I haven't heard this before either. It seems to be very similar in form and meaning to "mi sembra che..." or "mi pare che...". How do these phrases differ?


----------



## Saoul

Well, more or less.
Mi risulta is likely to be used when you are sure about what you are going to state. Nicmizar's example works pretty fine here:

Mi risulta che oggi l'ufficio chiuda alle 12.
You know that the office will be closed at 12. a.m. You have this piece of information.
Mi sembre che oggi l'ufficio chiuda alle 12.
This is more: "I think the office will be (...)" so you are not 100% sure. The shop might be closed at 12.30, 11.00, or never. 
Same goes for "mi pare che".
I hope this helps.


----------



## moodywop

Snowman75 said:


> I haven't heard this before either. It seems to be very similar in form and meaning to "mi sembra che..." or "mi pare che...". How do these phrases differ?


 
In my opinion "mi risulta che..." implies you are basing your statement on some pretty reliable information. On the other hand "mi pare/mi sembra" can suggest "I think so but I'm not sure".

Saoul's translations seem perfect to me.

On second thoughts I would also add that "mi pare/sembra" can be used in practically all situations, by which I mean also situations where you're just expressing your personal impression. "Mi risulta" implies you have some factual source for what you're saying so its use is more limited. Of course your source may be out of date etc

By the way, when used without "mi", "risulta" means something like "from the evidence/documentation/papers etc in our possession it appears that...".

This was typed in a rush so I hope I didn't fail to mention anything important


----------



## Snowman75

In that case, Saol's original translations seem to be exactly right:

As far as I know, the office closes at 12 today
It's my understanding that the office closes at 12 today

or just:

I understand that the office closes at 12 today

The versions that use the word "understand" can also be used as questions. In this case you are saying that you are pretty sure that the office closes at 12, but you'd like confirmation of that fact. Can "mi risulta che..." be used as a question in this way?

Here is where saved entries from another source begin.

template <int NDS, int NVM, int NM = 18, int I = 0>
__device__ __forceinline__ void stage_groups() {
  if constexpr (I < NM) {
    __builtin_amdgcn_sched_group_barrier(0x008, 1, 0);
    constexpr int nds = (NDS * (I + 1)) / NM - (NDS * I) / NM, nvm = (NVM * (I + 1)) / NM - (NVM * I) / NM;
    if constexpr (nds > 0) __builtin_amdgcn_sched_group_barrier(0x100, nds, 0);
    if constexpr (nvm > 0) __builtin_amdgcn_sched_group_barrier(0x020, nvm, 0);
    __builtin_amdgcn_sched_group_barrier(0x006, 3, 0);
    stage_groups<NDS, NVM, NM, I + 1>();
  }
}

template <int PH, int WAVES, int S16 = 0, int ILV = 0, int NP = 3, int HP = 0, int OA = 0>
__global__ __launch_bounds__(64 * WAVES) void wgrad_f32x3_kernel(W3Args a) {
  static_assert(HP == 0 || NP == 2, "h2: two pieces");
  using G = G3<PH, WAVES, S16>;
  constexpr int NT = G::NT, BCO = G::BCO, BCI = G::BCI;
  extern __shared__ __attribute__((aligned(16))) char smem[];
  char* dYs = smem;
  char* Xs = smem + 3 * G::DY_B;
  const int tid = threadIdx.x, lane = tid & 63, wave = tid >> 6;
  const int wc = S16 ? 0 : wave >> 1, wi = S16 ? wave : wave & 1;
  constexpr unsigned OOB = 0x80000000u;

  int id = blockIdx.x;
  if (a.map == 1) id = (id & 7) * (gridDim.x >> 3) + (id >> 3);
  const int cit = id % a.nci_t;
  id /= a.nci_t;
  const int cot = id % a.nco_t;
  const int split = id / a.nco_t;
  const int co0 = cot * BCO, ci0 = cit * BCI;
  const int p_begin = split * a.per_split, p_end = min(p_begin + a.per_split, a.npatches);

  const int doct = tid % G::DOCT, dpg = tid / G::DOCT;
  const int xoct = tid % G::XOCT, xpg = tid / G::XOCT;
  const bool dy_ch_ok = co0 + 8 * doct < a.Cout, x_ch_ok = ci0 + 8 * xoct < a.Cin_s;
  u32x4 rdy[G::NDY][2], rx[G::NX][2];
  float bsum[8] = {0.f, 0.f, 0.f, 0.f, 0.f, 0.f, 0.f, 0.f};
  const bool want_bias = a.bslab != nullptr && cit == 0;
  const int img_dy_bytes = a.H * a.W * a.Cout_s * 4, img_x_bytes = a.H * a.W * a.Cin_s * 4;

  constexpr int DEADCOL = 0x40000000;
  unsigned dy_inv[G::NDY], x_inv[G::NX];
  unsigned dy_col[G::NDY], x_col[G::NX];
  if constexpr (OA == 0) {
#pragma unroll
    for (int it = 0; it < G::NDY; ++it) {
      const int p = dpg + G::DPG * it, py = p / PW, pxx = p - py * PW;
      const bool ok = dy_ch_ok && (G::DY_ITEMS % NT == 0 || p < G::PPIX);
      dy_inv[it] = (unsigned)(((py * a.W + pxx) * a.Cout_s + co0 + 8 * doct) * 4);
      dy_col[it] = (unsigned)(ok ? pxx : DEADCOL);
    }
#pragma unroll
    for (int j = 0; j < G::NX; ++j) {
      const int hp = xpg + G::XPG * j, hy = hp / G::HW_, hx = hp - hy * G::HW_;
      const bool ok = x_ch_ok && hp < G::XPIX;
      x_inv[j] = (unsigned)((((hy - 1) * a.W + hx - 1) * a.Cin_s + ci0 + 8 * xoct) * 4);
      x_col[j] = (unsigned)(ok ? hx - 1 : DEADCOL);
    }
  }

  struct Patch { __amdgpu_buffer_rsrc_t drs, xrs; int x0, y0; unsigned dorg, xorg; };
  auto locate = [&](int p, bool live) -> Patch {
    const int px = p % a.npx;
    int t = p / a.npx;
    const int py = t % a.npy;
    const int n = live ? t / a.npy : 0;
    Patch q;
    q.x0 = live ? px * PW : 0x40000000;
    q.y0 = py * PH;
    const unsigned org = (unsigned)(q.y0 * a.W + (live ? px * PW : 0));
    q.dorg = org * (unsigned)a.Cout_s * 4u;
    q.xorg = org * (unsigned)a.Cin_s * 4u;
    q.drs = __builtin_amdgcn_make_buffer_rsrc(const_cast<char*>(reinterpret_cast<const char*>(a.dy)) + (size_t)n * img_dy_bytes, 0, img_dy_bytes, 0x00020000);
    q.xrs = __builtin_amdgcn_make_buffer_rsrc(const_cast<char*>(reinterpret_cast<const char*>(a.x)) + (size_t)n * img_x_bytes, 0, img_x_bytes, 0x00020000);
    return q;
  };
  auto issue = [&](const Patch& q, int it) {
    if (it < G::NDY) {
      unsigned off;
      if constexpr (OA == 0) {
        off = (unsigned)q.x0 + dy_col[it] < (unsigned)a.W ? q.dorg + dy_inv[it] : OOB;
      } else {
        const int p = dpg + G::DPG * it, py = p / PW, pxx = p - py * PW;
        const bool ok = dy_ch_ok && (G::DY_ITEMS % NT == 0 || p < G::PPIX) && q.x0 + pxx < a.W;
        off = ok ? (unsigned)((((q.y0 + py) * a.W + q.x0 + pxx) * a.Cout_s + co0 + 8 * doct) * 4) : OOB;
      }
      rdy[it][0] = __builtin_amdgcn_raw_buffer_load_b128(q.drs, off, 0, 0);
      rdy[it][1] = __builtin_amdgcn_raw_buffer_load_b128(q.drs, off + 16u, 0, 0);
    } else if (it < G::NIT) {
      const int j = it - G::NDY;
      unsigned off;
      if constexpr (OA == 0) {
        off = (unsigned)q.x0 + x_col[j] < (unsigned)a.W ? q.xorg + x_inv[j] : OOB;
      } else {
        const int hp = xpg + G::XPG * j, hy = hp / G::HW_, hx = hp - hy * G::HW_;
        const bool ok = x_ch_ok && hp < G::XPIX && (unsigned)(q.x0 - 1 + hx) < (unsigned)a.W;
        off = ok ? (unsigned)((((q.y0 - 1 + hy) * a.W + q.x0 - 1 + hx) * a.Cin_s + ci0 + 8 * xoct) * 4) : OOB;
      }
      rx[j][0] = __builtin_amdgcn_raw_buffer_load_b128(q.xrs, off, 0, 0);
      rx[j][1] = __builtin_amdgcn_raw_buffer_load_b128(q.xrs, off + 16u, 0, 0);
    }
  };
  int h2_ed = kH2NoScale, h2_ex = kH2NoScale;
  float h2_sd = 1.f, h2_sx = 1.f;
  unsigned* const h2_mx = reinterpret_cast<unsigned*>(smem + G::LDS - 128);
  static_assert(HP == 0 || (G::X_B >= 128 && WAVES <= 8), "h2: exchange slots");
  auto store_patch = [&]() {
#pragma unroll
    for (int i = 0; i < G::NDY; ++i) {
      u32x4 p0, p1, p2;
      if (want_bias) {
        const f32x4 lo = __builtin_bit_cast(f32x4, rdy[i][0]), hi = __builtin_bit_cast(f32x4, rdy[i][1]);
#pragma unroll
        for (int c = 0; c < 4; ++c) { bsum[c] += lo[c]; bsum[4 + c] += hi[c]; }
      }
      if constexpr (HP != 0) h2_split8(rdy[i][0], rdy[i][1], h2_sd, p0, p1);
      else split8w(rdy[i][0], rdy[i][1], p0, p1, p2);
      const int p = dpg + G::DPG * i;
      if (G::DY_ITEMS % NT == 0 || p < G::PPIX) {
        char* d = dYs + p * G::DYP + doct * 16;
        *reinterpret_cast<u32x4*>(d) = p0;
        *reinterpret_cast<u32x4*>(d + G::DY_B) = p1;
        if constexpr (NP == 3) *reinterpret_cast<u32x4*>(d + 2 * G::DY_B) = p2;
      }
    }
#pragma unroll
    for (int j = 0; j < G::NX; ++j) {
      u32x4 p0, p1, p2;
      if constexpr (HP != 0) h2_split8(rx[j][0], rx[j][1], h2_sx, p0, p1);
      else split8w(rx[j][0], rx[j][1], p0, p1, p2);
      const int hp = xpg + G::XPG * j;
      if (G::X_ITEMS % NT == 0 || hp < G::XPIX) {
        char* d = Xs + hp * G::XP + xoct * 16;
        *reinterpret_cast<u32x4*>(d) = p0;
        *reinterpret_cast<u32x4*>(d + G::X_B) = p1;
        if constexpr (NP == 3) *reinterpret_cast<u32x4*>(d + 2 * G::X_B) = p2;
      }
    }
  };

  f32x16 acc[9];
#pragma unroll
  for (int t = 0; t < 9; ++t)
#pragma unroll
    for (int r = 0; r < 16; ++r) acc[t][r] = 0.f;

  const int fi = lane & 15, fg = (lane >> 4) & 1, lh = lane >> 5;
  const char* a_base = dYs + (8 * lh + (fi >> 2)) * G::DYP + (32 * wc + 16 * fg + 4 * (fi & 3)) * 2;
  const char* b_base = Xs + (8 * lh + (fi >> 2)) * G::XP + (32 * wi + 16 * fg + 4 * (fi & 3)) * 2;
  auto tr8 = [&](const char* p, int pitch) -> s16x8 {
    const s16x4 lo = __builtin_amdgcn_ds_read_tr16_b64_v4i16((lds_s16x4*)(p));
    const s16x4 hi = __builtin_amdgcn_ds_read_tr16_b64_v4i16((lds_s16x4*)(p + 4 * pitch));
    return __builtin_shufflevector(lo, hi, 0, 1, 2, 3, 4, 5, 6, 7);
  };

  {
    const Patch q = locate(p_begin, p_begin < p_end);
#pragma unroll
    for (int it = 0; it < G::NIT; ++it) issue(q, it);
  }
  for (int p = p_begin; p < p_end; ++p) {
    if constexpr (HP != 0) {
      unsigned md = 0, mxx = 0;
#pragma unroll
      for (int i = 0; i < G::NDY; ++i) md = h2_amax8(rdy[i][0], rdy[i][1], md);
#pragma unroll
      for (int j = 0; j < G::NX; ++j) mxx = h2_amax8(rx[j][0], rx[j][1], mxx);
      md = h2_wave_max(md);
      mxx = h2_wave_max(mxx);
      if (lane == 0) { h2_mx[(p & 1) * 16 + wave] = md; h2_mx[(p & 1) * 16 + 8 + wave] = mxx; }
    }
    __syncthreads();
    if constexpr (HP != 0) {
      const uint4* q = reinterpret_cast<const uint4*>(h2_mx) + (p & 1) * 4;
      const uint4 d0 = q[0], d1 = q[1], x0 = q[2], x1 = q[3];
      unsigned md = max(max(d0.x, d0.y), max(d0.z, d0.w)), mxx = max(max(x0.x, x0.y), max(x0.z, x0.w));
      if (WAVES == 8) { md = max(md, max(max(d1.x, d1.y), max(d1.z, d1.w))); mxx = max(mxx, max(max(x1.x, x1.y), max(x1.z, x1.w))); }
      const int ed = h2_exp(__builtin_amdgcn_readfirstlane(md)), ex = h2_exp(__builtin_amdgcn_readfirstlane(mxx));
      const int nd = ed < h2_ed ? ed : h2_ed, nx_ = ex < h2_ex ? ex : h2_ex;
      if (nd != h2_ed || nx_ != h2_ex) {
        const int dl = (h2_ed == kH2NoScale ? 0 : nd - h2_ed) + (h2_ex == kH2NoScale ? 0 : nx_ - h2_ex);
        if (dl != 0) {
#pragma unroll
          for (int t = 0; t < 9; ++t)
#pragma unroll
            for (int r = 0; r < 16; ++r) acc[t][r] = __builtin_ldexpf(acc[t][r], dl);
        }
        h2_ed = nd; h2_ex = nx_;
        h2_sd = h2_pow2(nd); h2_sx = h2_pow2(nx_);
      }
    }
    store_patch();
    __syncthreads();
    const Patch nx = locate(p + 1, p + 1 < p_end);
    constexpr int NB = G::NB;
    s16x8 af[NB][3], bfr[NB][3][3];
    auto lda = [&](int ks) {
#pragma unroll
      for (int pc = 0; pc < NP; ++pc) af[ks & (NB - 1)][pc] = tr8(a_base + pc * G::DY_B + ks * PW * G::DYP, G::DYP);
    };
    auto ldb = [&](int st) {
      const int ks = st / 3, r = st % 3;
#pragma unroll
      for (int pc = 0; pc < NP; ++pc)
#pragma unroll
        for (int s = 0; s < 3; ++s) bfr[st & (NB - 1)][pc][s] = tr8(b_base + pc * G::X_B + ((ks + r) * G::HW_ + s) * G::XP, G::XP);
    };
    if constexpr (NB == 2) {
      lda(0);
      ldb(0);
    }
#pragma unroll
    for (int st = 0; st < G::NST; ++st) {
      const int ks = st / 3, r = st % 3;
      if constexpr (NB == 2) {
        if (st + 1 < G::NST) {
          if (r == 2) lda(ks + 1);
          ldb(st + 1);
        }
      } else {
        if (r == 0) lda(ks);
        ldb(st);
      }
      issue(nx, st);
      if constexpr (ILV == 0) __builtin_amdgcn_sched_barrier(0);
      constexpr int NPROD = NP == 3 ? 6 : 3;
      constexpr int PX[6] = {NP == 3 ? 2 : 1, 0, NP == 3 ? 1 : 0, 1, 0, 0};
      constexpr int PD[6] = {0, NP == 3 ? 2 : 1, NP == 3 ? 1 : 0, 0, 1, 0};
#pragma unroll
      for (int t = 0; t < NPROD; ++t)
#pragma unroll
        for (int s = 0; s < 3; ++s)
          if constexpr (HP != 0)
            acc[r * 3 + s] = __builtin_amdgcn_mfma_f32_32x32x16_f16(__builtin_bit_cast(f16x8_t, bfr[st & (NB - 1)][PX[t]][s]),
                                                                   __builtin_bit_cast(f16x8_t, af[ks & (NB - 1)][PD[t]]), acc[r * 3 + s], 0, 0, 0);
          else
            acc[r * 3 + s] = __builtin_amdgcn_mfma_f32_32x32x16_bf16(__builtin_bit_cast(bf16x8_t, bfr[st & (NB - 1)][PX[t]][s]),
                                                                    __builtin_bit_cast(bf16x8_t, af[ks & (NB - 1)][PD[t]]), acc[r * 3 + s], 0, 0, 0);
      if constexpr (ILV != 0) {
        constexpr int V = 2;
        const bool last = st + 1 >= G::NST, wide = r == 2, vm = st < G::NIT;
        constexpr int NM = 3 * NPROD, DN = 6 * NP, DW = 8 * NP;
        if (last) { if (vm) stage_groups<0, V, NM>(); else stage_groups<0, 0, NM>(); }
        else if (wide) { if (vm) stage_groups<DW, V, NM>(); else stage_groups<DW, 0, NM>(); }
        else { if (vm) stage_groups<DN, V, NM>(); else stage_groups<DN, 0, NM>(); }
      }
      __builtin_amdgcn_sched_barrier(0);
    }
  }
  __syncthreads();
  if constexpr (HP != 0) {
    const int dl = (h2_ed == kH2NoScale || h2_ex == kH2NoScale) ? 0 : -(h2_ed + h2_ex);
#pragma unroll
    for (int t = 0; t < 9; ++t)
#pragma unroll
      for (int r = 0; r < 16; ++r) acc[t][r] = __builtin_ldexpf(acc[t][r], dl);
  }

  {
    const int li = lane & 31;
    const size_t slab_elems = (size_t)9 * a.Cout * a.Cin_s;
    const __amdgpu_buffer_rsrc_t srs = __builtin_amdgcn_make_buffer_rsrc(a.slab + (size_t)split * slab_elems, 0, (int)(slab_elems * 4), 0x00020000);
    const int co = co0 + wc * 32 + li;
    const int cib = ci0 + wi * 32 + 4 * lh;
    const unsigned row = co < a.Cout ? (unsigned)(co * a.Cin_s) * 4u : OOB;
    const unsigned tap_stride = (unsigned)(a.Cout * a.Cin_s) * 4u;
#pragma unroll
    for (int t = 0; t < 9; ++t)
#pragma unroll
      for (int q = 0; q < 4; ++q) {
        const int ci = cib + 8 * q;
        const unsigned off = ci < a.Cin_s ? row + (unsigned)t * tap_stride + (unsigned)ci * 4u : OOB;
        const f32x4 v = {acc[t][4 * q], acc[t][4 * q + 1], acc[t][4 * q + 2], acc[t][4 * q + 3]};
        __builtin_amdgcn_raw_buffer_store_b128(__builtin_bit_cast(u32x4, v), srs, off, 0, 0);
      }
  }
  if (want_bias) {
    float* red = reinterpret_cast<float*>(smem);
#pragma unroll
    for (int c = 0; c < 8; ++c) red[dpg * BCO + doct * 8 + c] = bsum[c];
    __syncthreads();
    if (tid < BCO) {
      float sum = 0.f;
      for (int g = 0; g < G::DPG; ++g) sum += red[g * BCO + tid];
      if (co0 + tid < a.Cout) a.bslab[(size_t)split * a.Cout + co0 + tid] = sum;
    }
  }
}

I'm not sure about the negative versions. Using nicmizar's example:

_Non mi risulta che tu sia abbastanza coraggioso da entrare nella gabbia dei leoni_

Does this mean "I think you have insufficient courage" or "I don't know whether or not you have sufficient courage"?


----------



## mateintwo

Saoul said:


> Well, more or less.
> Mi risulta is likely to be used when you are sure about what you are going to state. Nicmizar's example works pretty fine here:
> 
> Mi risulta che oggi l'ufficio chiuda alle 12.
> You know that the office will be closed at 12. a.m. You have this piece of information.
> Mi sembre che oggi l'ufficio chiuda alle 12.
> This is more: "I think the office will be (...)" so you are not 100% sure. The shop might be closed at 12.30, 11.00, or never.
> Same goes for "mi pare che".
> I hope this helps.


 
Thanks. Very helpful. But I am sticking my neck out now saying I feel it is often used by lawyers and politicians in Italy similar to typical lawyers' talk in English saying "To the best of my understanding or to the best of my knowledge" which is a way to state a fact with an escape if it turns out to be an untrue statement.


----------



## Saoul

I happen to use it quite a lot. Ironically speaking most of all.

X: Stasera andiamo tutti fuori a cena?
S: Non mi risulta!

It's a sort of "Not that I know" in this case.

Non mi risulta che ci siano negozi aperti in zona, la domenica pomeriggio.

In this case, too, even if the topic is quite "colloquial", the use of "non mi risulta" sounds fine to me. 
No stiff and stilted lawyers' or politicians' style, even if I absolutely see your point. It can be used as you described. (Unfortunately )


----------



## moodywop

Snowman75 said:


> . Can "mi risulta che..." be used as a question in this way?


 
Yes, of course, though it would be "ti risulta che...?". It can also be used ironically/sarcastically.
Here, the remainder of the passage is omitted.